Как только перевесит чаша грека.

«Палестина»

Агеласт подал знак, и дверь этого романтического убежища открыл известный уже читателям невольник-негр Диоген, чья внешность и цвет кожи порази ли графа и его супругу, ибо, вероятно, он был первым африканцем, которого они увидели так близко. Хитрый философ заметил это и не упустил возможности произвести на гостей впечатление, выказав перед ними свою ученость.

— Это жалкое создание, — сказал он, — принадлежит к потомкам Хама, непочтительного сына Ноя; он оскорбил своего отца и был изгнан в пески Африки, где, волею провидения, стал родоначальником расы, осужденной быть в рабстве у потомков его более почтительных братьев.

Рыцарь и его супруга смотрели во все глаза на эту диковинную фигуру, разумеется и не подумав усомниться в точности сведений, сообщенных им Агеластом, ибо эти сведения вполне соответствовали их предрассудкам. Старик, проявивший такую ученость, еще больше вырос в их мнении.

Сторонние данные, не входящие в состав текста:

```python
HERE = os.path.dirname(os.path.abspath(__file__))
CSRC = os.path.join(HERE, 'csrc')
SOURCES = ['capi.hip', 'region_map.hip', 'flow_affine.hip', 'memory_read.hip', 'bank.hip', 'epilogue.hip', 'conv3x3.hip', 'conv3x3_rows.hip', 'conv_split.hip',
           'stem.hip', 'pred_head.hip', 'flow_conv.hip', 'flow_head.hip']
LIB = os.path.join(HERE, 'librmnet_hip.so')
ARCH = 'gfx950'


def hipcc_path():
    for cand in (shutil.which('hipcc'), '/opt/rocm/bin/hipcc'):
        if cand and os.path.exists(cand):
            return cand
    raise RuntimeError('hipcc not found: librmnet_hip.so cannot be built')


def needs_build():
    if not os.path.exists(LIB):
        return True
    t = os.path.getmtime(LIB)
    deps = [os.path.join(CSRC, s) for s in SOURCES] + [
        os.path.join(CSRC, 'common.h'),
        os.path.join(os.path.dirname(HERE), 'include', 'rmnet_hip.h')]
    return any(os.path.getmtime(d) > t for d in deps)


def build_library(force=False, verbose=False):
    if not force and not needs_build():
        return LIB
    cmd = [hipcc_path(), '--offload-arch=' + ARCH, '-O3', '-std=c++17', '-shared', '-fPIC',
           '-o', LIB] + [os.path.join(CSRC, s) for s in SOURCES]
    if verbose:
        print(' '.join(cmd))
    subprocess.check_call(cmd, cwd=CSRC)
    return LIB


if __name__ == '__main__':
    print(build_library(force=True, verbose=True))
```

### rmnet_amd/ops.py

```python

import ctypes
import os

import numpy as np
import torch

from . import _lib


MR_FORCE_GENERIC = 1
MR_EXACT_FP32 = 2
BANK_MAX_SLOTS = 2048


def _check(t, name, dtype=torch.float32):
    if not isinstance(t, torch.Tensor):
        raise RuntimeError('%s must be a torch.Tensor' % name)
    if not t.is_cuda:
        raise RuntimeError('%s must be a CUDA tensor' % name)
    if not t.is_contiguous():
        raise RuntimeError('%s must be contiguous' % name)
    if t.dtype != dtype:
        raise RuntimeError('%s must be %s, got %s' % (name, dtype, t.dtype))

# ... 447 lines not shown
    amax = w.abs().amax(dim=(1, 2, 3))
    _, ex = torch.frexp(amax)
    e = torch.where(amax > 0, 15 - ex, torch.zeros_like(ex))
    ws = torch.ldexp(w, e.view(-1, 1, 1, 1).to(w.dtype))
    hi = ws.half()
    lo = (ws - hi.float()).half()
    planes = torch.stack([p.reshape(CONV_COUT, cin // 32, 32, 9).permute(3, 1, 0, 2) for p in (hi, lo)], dim=2)
    unscale = torch.ldexp(torch.ones_like(amax), (-e).to(amax.dtype))
    return planes.contiguous().view(-1).view(torch.int16), unscale.contiguous()


_range_words = {}


def conv_range_word(device):
    idx = torch.device(device).index
    idx = torch.cuda.current_device() if idx is None else idx
    w = _range_words.get(idx)
    if w is None:
        w = _range_words[idx] = torch.zeros(1, dtype=torch.int32, device=torch.device('cuda', idx))
    return w


CONV3X3_KERNEL_DEFAULT = 'wreg'
CONV3X3_ENTRIES = {'wreg': 'rmnet_conv3x3_split_f32', 'lds': 'rmnet_conv3x3_split_lds_f32'}


def conv3x3_entry():
    v = os.environ.get('RMNET_CONV3X3_KERNEL')
    v = CONV3X3_KERNEL_DEFAULT if v is None else v.strip()
    if v not in CONV3X3_ENTRIES:
        raise RuntimeError('RMNET_CONV3X3_KERNEL must be one of %s, got %r' % (sorted(CONV3X3_ENTRIES), v))
    return CONV3X3_ENTRIES[v]


CONV3X3_ROWS_DEFAULT = True
CONV3X3_ROWS_ENTRY = 'rmnet_conv3x3_rows_f32'
CONV3X3_ROWS_CIN = 256


def conv3x3_rows_enabled():
    v = os.environ.get('RMNET_CONV3X3_ROWS')
    if v is None:
        return CONV3X3_ROWS_DEFAULT
    if v.strip() not in ('0', '1'):
        raise RuntimeError("RMNET_CONV3X3_ROWS must be '0' or '1', got %r" % v)
    return v.strip() == '1'


def conv3x3_split(x, wpack, w_unscale, bias=None, res=None, relu_in=False, relu_out=False, out=None, range_word=None):
    _check_act(x, 'x')
    if x.dim() != 4 or not x.is_contiguous(memory_format=torch.channels_last):
        raise RuntimeError('x must be a channels-last [N, Cin, H, W] tensor')
    N, cin, H, W = x.shape
    if cin % 32:
        raise RuntimeError('conv3x3_split needs Cin % 32 == 0, got %d' % cin)
    _check(wpack, 'wpack', torch.int16)
    if wpack.numel() != 9 * cin * CONV_COUT * 2:
        raise RuntimeError('wpack has %d elements, a Cin = %d pack has %d' % (wpack.numel(), cin, 9 * cin * CONV_COUT * 2))
    _check(w_unscale, 'w_unscale')
    shape = (N, CONV_COUT, H, W)
    for t, n in ((bias, 'bias'),):
        if t is not None:
            _check(t, n)
            if t.numel() != CONV_COUT:
                raise RuntimeError('%s must have 256 elements' % n)
    if w_unscale.numel() != CONV_COUT:
        raise RuntimeError('w_unscale must have 256 elements')
    if res is not None:
        _check_act(res, 'res')
        if tuple(res.shape) != shape or not res.is_contiguous(memory_format=torch.channels_last):
            raise RuntimeError('res must be a channels-last [N, 256, H, W] tensor')
    if out is None:
        out = torch.empty(shape, dtype=x.dtype, device=x.device, memory_format=torch.channels_last)
    else:
        _check_act(out, 'out')
        if tuple(out.shape) != shape or not out.is_contiguous(memory_format=torch.channels_last):
            raise RuntimeError('out must be a channels-last [N, 256, H, W] tensor')
    if range_word is not None:
        _check(range_word, 'range_word', torch.int32)
    for t in (wpack, w_unscale, bias, res, out, range_word):
        if t is not None and t.device != x.device:
            raise RuntimeError('conv3x3_split: every tensor must be on %s' % x.device)
    flags = (CONV_RELU_IN if relu_in else 0) | (CONV_RELU_OUT if relu_out else 0)
    entry = conv3x3_entry()
    if conv3x3_rows_enabled() and os.environ.get('RMNET_CONV3X3_KERNEL') is None and cin == CONV3X3_ROWS_CIN:
        entry = CONV3X3_ROWS_ENTRY
    lib = _lib.load()
    with torch.cuda.device(x.device):
        rc = getattr(lib, entry)(_ptr(x), _ptr(wpack), _ptr(w_unscale), _ptr(bias), _ptr(res), flags, N, H, W, cin,
                                 _ptr(out), _ptr(range_word), _stream(x.device))
    _lib.check(rc, entry)
    return out


@torch.no_grad()
def conv_split_pack(weight, bn_scale=None):
    if weight.dim() != 4 or weight.shape[2] != weight.shape[3] or weight.shape[2] not in (1, 3) or weight.shape[1] % 32 \
            or weight.shape[0] % 64:
        raise RuntimeError('conv_split_pack needs a [Cout, Cin, k, k] weight with k in (1, 3), Cin % 32 == 0 and Cout % 64 == 0, '
                           'got %s' % (tuple(weight.shape),))
    if weight.dtype != torch.float32:
        raise RuntimeError('conv_split_pack needs fp32 weights, got %s' % weight.dtype)
    cout, cin, k = weight.shape[0], weight.shape[1], weight.shape[2]
    w = weight.detach().double()
    if bn_scale is not None:
        if bn_scale.numel() != cout:
            raise RuntimeError('bn_scale must have Cout = %d elements' % cout)
        w = w * bn_scale.detach().to(w.device, torch.float64).view(-1, 1, 1, 1)
    amax = w.abs().amax(dim=(1, 2, 3))
    _, ex = torch.frexp(amax)
    e = torch.where(amax > 0, 15 - ex, torch.zeros_like(ex))
    ws = torch.ldexp(w, e.view(-1, 1, 1, 1).to(w.dtype))
    hi = ws.half()
    lo = (ws - hi.double()).half()
    planes = torch.stack([p.reshape(cout, cin // 32, 32, k * k).permute(3, 1, 0, 2) for p in (hi, lo)], dim=2)
    unscale = torch.ldexp(torch.ones_like(amax), (-e).to(amax.dtype)).float()
    return planes.contiguous().view(-1).view(torch.int16), unscale.contiguous()


CONV_X_SPLIT, CONV_OUT_SPLIT = 4, 8


def is_split_act(t):
    return isinstance(t, torch.Tensor) and t.dtype == torch.float16 and t.dim() == 6 and tuple(t.shape[4:]) == (2, 32)


def _check_split_act(t, name):
    if not is_split_act(t):
        raise RuntimeError('%s must be a split activation: torch.float16 [N, H, W, C // 32, 2, 32]' % name)
    if not t.is_cuda:
        raise RuntimeError('%s must be a CUDA tensor' % name)
    if not t.is_contiguous():
        raise RuntimeError('%s must be contiguous' % name)


def split_act(x, relu=False, range_word=None):
    _check_act(x, 'x')
    if x.dim() != 4 or not x.is_contiguous(memory_format=torch.channels_last):
        raise RuntimeError('x must be a channels-last [N, C, H, W] tensor')
    N, C, H, W = x.shape
    if C % 32 or x.numel() == 0:
        raise RuntimeError('split_act needs C % 32 == 0 and a non-empty tensor, got %s' % (tuple(x.shape),))
    if range_word is not None:
        _check(range_word, 'range_word', torch.int32)
        if range_word.device != x.device:
            raise RuntimeError('split_act: every tensor must be on %s' % x.device)
    out = torch.empty((N, H, W, C // 32, 2, 32), dtype=torch.float16, device=x.device)
    lib = _lib.load()
    with torch.cuda.device(x.device):
        rc = lib.rmnet_split_act_f32(_ptr(x), N * H * W, C, 1 if relu else 0, _ptr(out), _ptr(range_word), _stream(x.device))
    _lib.check(rc, 'rmnet_split_act_f32')
    return out


def conv_split(x, wpack, w_unscale, shift=None, res=None, ksize=3, stride=1, relu_in=False, relu_out=False, out=None,
               range_word=None, split=None, out_presplit=False):
    x_split = is_split_act(x)
    if x_split:
        _check_split_act(x, 'x')
        N, H, W = x.shape[:3]
        cin = x.shape[3] * 32
        if relu_in:
            raise RuntimeError('conv_split: relu_in cannot be applied to a split activation (its producer applies it)')
    else:
        _check_act(x, 'x')
        if x.dim() != 4 or not x.is_contiguous(memory_format=torch.channels_last):
            raise RuntimeError('x must be a channels-last [N, Cin, H, W] tensor')
        N, cin, H, W = x.shape
    if ksize not in (1, 3) or stride not in (1, 2):
        raise RuntimeError('conv_split implements ksize 1 / 3 and stride 1 / 2, got %r / %r' % (ksize, stride))
    _check(w_unscale, 'w_unscale')
    cout = w_unscale.numel()
    if cin % 32 or cout % 64 or cout == 0:
        raise RuntimeError('conv_split needs Cin % 32 == 0 and Cout % 64 == 0, got %d, %d' % (cin, cout))
    _check(wpack, 'wpack', torch.int16)
    if wpack.numel() != ksize * ksize * cin * cout * 2:
        raise RuntimeError('wpack has %d elements, a %dx%d Cin = %d Cout = %d pack has %d'
                           % (wpack.numel(), ksize, ksize, cin, cout, ksize * ksize * cin * cout * 2))
    pad = ksize // 2
    shape = (N, cout, (H + 2 * pad - ksize) // stride + 1, (W + 2 * pad - ksize) // stride + 1)
    if shift is not None:
        _check(shift, 'shift')
        if shift.numel() != cout:
            raise RuntimeError('shift must have Cout = %d elements' % cout)
    if res is not None:
        _check_act(res, 'res')
        if tuple(res.shape) != shape or not res.is_contiguous(memory_format=torch.channels_last):
            raise RuntimeError('res must be a channels-last %s tensor' % (shape,))
    out2 = None
    if out_presplit:
        if split is not None or out is not None:
            raise RuntimeError('conv_split: out_presplit returns one new split activation, without split / out')
        out = torch.empty((N, shape[2], shape[3], cout // 32, 2, 32), dtype=torch.float16, device=x.device)
    elif split is not None:
        if res is not None or out is not None or not 0 < split < cout or split % 4:
            raise RuntimeError('conv_split: split must be a multiple of 4 in (0, %d), without res / out' % cout)
        out = torch.empty((N, split) + shape[2:], dtype=torch.float32, device=x.device, memory_format=torch.channels_last)
        out2 = torch.empty((N, cout - split) + shape[2:], dtype=torch.float32, device=x.device, memory_format=torch.channels_last)
    elif out is None:
        out = torch.empty(shape, dtype=torch.float32, device=x.device, memory_format=torch.channels_last)
    else:
        _check_act(out, 'out')
        if tuple(out.shape) != shape or not out.is_contiguous(memory_format=torch.channels_last):
            raise RuntimeError('out must be a channels-last %s tensor' % (shape,))
    if range_word is not None:
        _check(range_word, 'range_word', torch.int32)
    for t in (wpack, w_unscale, shift, res, out, range_word):
        if t is not None and t.device != x.device:
            raise RuntimeError('conv_split: every tensor must be on %s' % x.device)
    flags = (CONV_RELU_IN if relu_in else 0) | (CONV_RELU_OUT if relu_out else 0)
    lib = _lib.load()
    with torch.cuda.device(x.device):
        if x_split or out_presplit:
            flags |= (CONV_X_SPLIT if x_split else 0) | (CONV_OUT_SPLIT if out_presplit else 0)
            what = 'rmnet_conv_split_pre_f32'
            rc = lib.rmnet_conv_split_pre_f32(_ptr(x), _ptr(wpack), _ptr(w_unscale), _ptr(shift), _ptr(res), flags, N, H, W, cin,
                                              cout, ksize, stride, _ptr(out), _ptr(out2), split or 0, _ptr(range_word),
                                              _stream(x.device))
        else:
            what = 'rmnet_conv_split_f32'
            rc = lib.rmnet_conv_split_f32(_ptr(x), _ptr(wpack), _ptr(w_unscale), _ptr(shift), _ptr(res), flags, N, H, W, cin, cout,
                                          ksize, stride, _ptr(out), _ptr(out2), split or 0, _ptr(range_word), _stream(x.device))
    _lib.check(rc, what)
    return out if out2 is None else (out, out2)


FLOW_RELU, FLOW_LEAKY, FLOW_TRANSPOSED = 1, 2, 4
_FLOW_ACT = {None: 0, False: 0, 'none': 0, True: FLOW_RELU, 'relu': FLOW_RELU, 'leaky': FLOW_LEAKY}


def flow_conv_phase_weights(weight):
    w = weight.permute(1, 0, 2, 3)
    phases = []
    for a in (0, 1):
        for b in (0, 1):
            ky = torch.tensor([3 - a, 1 - a], device=w.device)
            kx = torch.tensor([3 - b, 1 - b], device=w.device)
            phases.append(w.index_select(2, ky).index_select(3, kx))
    return torch.stack(phases, 0)


@torch.no_grad()
def flow_conv_pack(weight, transposed=False):
    if weight.dim() != 4 or weight.shape[2] != weight.shape[3] or weight.shape[2] not in ((4,) if transposed else (3, 5)):
        raise RuntimeError('flow_conv_pack needs a [Cout, Cin, k, k] weight with k in (3, 5), or transposed a [Cin, Cout, 4, 4] one, '
                           'got %s' % (tuple(weight.shape),))
    if weight.dtype != torch.float32:
        raise RuntimeError('flow_conv_pack needs fp32 weights, got %s' % weight.dtype)
    w = weight.detach().double()
    w = flow_conv_phase_weights(w) if transposed else w.unsqueeze(0)
    P, cout, cin, kh, kw = w.shape
    if cout % 64:
        raise RuntimeError('flow_conv_pack needs Cout % 64 == 0, got ' + str(cout))
    cp = (cin + 31) // 32 * 32
    amax = w.abs().amax(dim=(0, 2, 3, 4))
    _, ex = torch.frexp(amax)
    e = torch.where(amax > 0, 15 - ex, torch.zeros_like(ex))
    ws = torch.ldexp(w, e.view(1, -1, 1, 1, 1).to(w.dtype))
    hi = ws.half()
    lo = (ws - hi.double()).half()
    pad = lambda p: torch.nn.functional.pad(p, (0, 0, 0, 0, 0, cp - cin))
    planes = torch.stack([pad(p).reshape(P, cout, cp // 32, 32, kh * kw).permute(0, 4, 2, 1, 3) for p in (hi, lo)], dim=3)
    unscale = torch.ldexp(torch.ones_like(amax), (-e).to(amax.dtype)).float()
    return planes.contiguous().view(-1).view(torch.int16), unscale.contiguous()


def flow_conv_out_hw(H, W, ksize, stride, transposed):
    if transposed:
        return 2 * H, 2 * W
    pad = ksize // 2
    return (H + 2 * pad - ksize) // stride + 1, (W + 2 * pad - ksize) // stride + 1
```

— Человеку утонченных нравов, — продолжал Агеласт, — достигшему преклонных лет или недужному приятно пользоваться чужими услугами, хотя в других случаях это вряд ли справедливо. Избирая себе помощников из числа людей, умеющих только рубить лес и подносить воду и с рождения обреченных на рабство, мы не только не причиняем им обиды, обращая их в невольников, но, напротив того, в какой-то мере способствуем намерениям всевышнего, создавшего всех нас.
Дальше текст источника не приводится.